Harvard Coach Joe Restic offers a cosmic explanation. It was not the Bounce of the Ball which caused Harvard's fall, but the Big play, or rather lack of it.

"We're first in total offense, second in total defense--pretty good statistics," Restic said. "But big plays are the difference, on both sides of the ball. We're not making them and teams are making them against us."

Restic's players are more realistic. They point to themselves. The fault is not in the stars.

"This year, there's been a different feeling from week to week," quarterback Tim Perry said. "Once we started winning last year, everything clicked, we had momentum on our side, we just rolled--every game was another win. This year, we're flat. There's frustration."

Restic's Big Play theory is applicable to a few games. Cornell beat Harvard because the Crimson could not snap the ball to its punter. Twice, snaps sailed over Harvard punter Alan Hall's head. On both occasions Cornell got safeties.

Point Differential

Two times two equals four. Subtract four from Cornell's score and you get a Harvard victory.

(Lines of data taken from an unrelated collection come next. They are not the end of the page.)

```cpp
int plan_levels(const fi_ctx* c, int* first_tail)
{
	const int D = c->g.ndim;
	int n[3] = {c->g.gn[0], c->g.gn[1], c->g.gn[2]};
	std::vector<int> lo(c->nranks), hi(c->nranks);
	for (int r = 0; r < c->nranks; ++r) {
		lo[r] = static_cast<int>(static_cast<int64_t>(r) * n[D - 1] / c->nranks);
		hi[r] = static_cast<int>(static_cast<int64_t>(r + 1) * n[D - 1] / c->nranks);
	}
	int levels = 0, tail = 0;
	const bool allow_tail = c->nranks > 1 && !test_switch("FI_NO_REPLICATED_TAIL");
	for (int l = 1; l <= c->levels_wanted; ++l) {
		bool ok = true;
		for (int d = 0; d < D; ++d) {
			n[d] = (n[d] + 1) / 2;
			ok = ok && n[d] >= 8;
		}
		if (!ok) { break; }
		if (c->nranks > 1 && !tail) {
			bool thick = true;
// ... 274 lines not shown
                                                           float* __restrict__ diag)
{
	for (int64_t i = static_cast<int64_t>(blockIdx.x) * kThreads + threadIdx.x; i < n; i += static_cast<int64_t>(gridDim.x) * kThreads) {
		const float v = sums[i];
		const float f = v > 0.0f ? v : 0.0f;
		dlump[i] = f;
		diag[i]  = f;
	}
}

void twin_assemble_lumped(fi_ctx* c)
{
	fi_ctx* t = c->twin;
	t->stream = c->stream;
	for (auto* pb : t->pending) { t->pending_pool.push_back(pb); }
	t->pending.clear();
	generic_clear(t);
	assemble(t);
	const Geom& g = c->g;
	FI_REQUIRE(c->want_lump && c->lump.p, FI_ERR_STATE, "the lumped replica needs the row sums of the fp64 level's assembly");
	generic_assemble(t);
	stencil_prepare(t);
	if (g.nown == g.nloc && t->nranks == 1 && g.nloc > (1 << 16)) {
		operator_prepare(t, true, c->lump.as<float>());
		return;
	}
	t->dlump.alloc(sizeof(float) * g.nloc);
	if (g.nown != g.nloc) { FI_HIP_TRY(hipMemsetAsync(t->dlump.p, 0, sizeof(float) * g.nloc, c->stream)); }
	hipLaunchKernelGGL(k_lumped_diag, dim3(stream_blocks(g.nown)), dim3(kThreads), 0, c->stream, g.nown,
	                   c->lump.as<float>() + g.own_first, t->dlump.as<float>() + g.own_first, t->diag.as<float>() + g.own_first);
	FI_HIP_TRY(hipGetLastError());
	operator_prepare(t, t->nranks == 1);
}

fi_ctx* twin_prepare(fi_ctx* c)
{
	if (c->level != 0) { return nullptr; }
	if (!(c->mixed && c->dtype == FI_F64)) {
		if (c->twin) {
			fi_ctx_destroy(c->twin);
			c->twin = nullptr;
		}
		return nullptr;
	}
	const int D = c->g.ndim;
	{
		long from_points = 0;
// ... 104 lines not shown
```

field_interpolation_amd/csrc/fi_multigrid.hip:

```cpp
#include "fi_solver_internal.h"

namespace fi {

template <typename T>
bool cascade_guess(RankSet& R, RankSet* wide)
{
	bool wrote_wide = false;
	std::vector<RankSet> chains;
	{
		RankSet cur = R;
		for (;;) {
			chains.push_back(cur);
			RankSet next;
			for (fi_ctx* c : cur) {
				if (c->coarse) { next.push_back(c->coarse); }
			}
			if (next.size() != cur.size()) { break; }
			cur = next;
		}
	}
	for (auto& lev : chains) {
		for (fi_ctx* c : lev) { ensure_vectors(c); }
	}
	for (fi_ctx* c : chains.back()) { FI_HIP_TRY(hipMemsetAsync(c->x.p, 0, sizeof(T) * c->g.nloc, c->stream)); }
// ... 437 lines not shown
		}
	} else if (Rfine[0]->nranks > 1) {
		allreduce_sum_vec(Rfine[0], (Rc[0]->*v).p, n, sizeof(T) == 8);
	}
}

RankSet coarse_of(const RankSet& R)
{
	RankSet r;
	for (fi_ctx* c : R) { r.push_back(c->coarse); }
	return r;
}

void apply_all(RankSet& R, Vec in, Vec out, bool partials)
{
	halo_exchange(R, in);
	for (fi_ctx* c : R) { apply_AtA(c, (c->*in).p, (c->*out).p, partials ? c->partial.as<double>() : nullptr); }
}


template <typename T>
void estimate_lambda(RankSet& R)
{
	for (fi_ctx* c : R) { mg_alloc<T>(c); }
	CgScalars init{};
	reset_scalars(R, init);
	auto nbv = [](fi_ctx* c) { return stream_blocks(c->g.nown); };
	for (fi_ctx* c : R) {
		hipLaunchKernelGGL((k_seed<T>), dim3(nbv(c)), dim3(kThreads), 0, c->stream, c->g.nown, global_first(c),
		                   vown<T>(c, &fi_ctx::mg_d));
	}
	const int steps = 10;
	double sums[2] = {0, 0};
	for (int k = 0; k < steps; ++k) {
		apply_all(R, &fi_ctx::mg_d, &fi_ctx::q, false);
		for (fi_ctx* c : R) {
			hipLaunchKernelGGL((k_power_step<T>), dim3(nbv(c)), dim3(kThreads), 0, c->stream, c->g.nown, vown<T>(c, &fi_ctx::q),
			                   vown<T>(c, &fi_ctx::dinv), vown<T>(c, &fi_ctx::mg_d), c->partial.as<double>());
		}
		if (k >= steps - 2) {
			reduce_phase(R, 1, nbv, nbv, -1);
			fi_ctx* c0 = R[0];
			FI_HIP_TRY(hipMemcpyAsync(c0->scal_host, c0->scal.p, sizeof(CgScalars), hipMemcpyDeviceToHost, c0->stream));
			FI_HIP_TRY(hipStreamSynchronize(c0->stream));
			sums[k - (steps - 2)] = c0->scal_host->sums[0];
		}
	}
	const double lambda = (sums[0] > 0 && sums[1] > 0) ? std::sqrt(sums[1] / sums[0]) : 2.0;
	for (fi_ctx* c : R) { c->lambda_max = lambda; }
}
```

Big Plays, yes. And Big Mistakes.

Harvard fell to Boston University, 24-23, because the Crimson could not score on a two-point conversion with three minutes left in the game.

A Big Play gone awry.

But how many Big Plays would Harvard have needed to beat Dartmouth? The Big Green trounced the Crimson, 38-7.

Would the Big Play have saved Harvard against Penn? The Quakers blasted the Crimson, 52-13.

Say it is the Big Play. Say it is the Bounce of the Ball.

Say, it's too bad. This game, The Game, could have meant a lot more.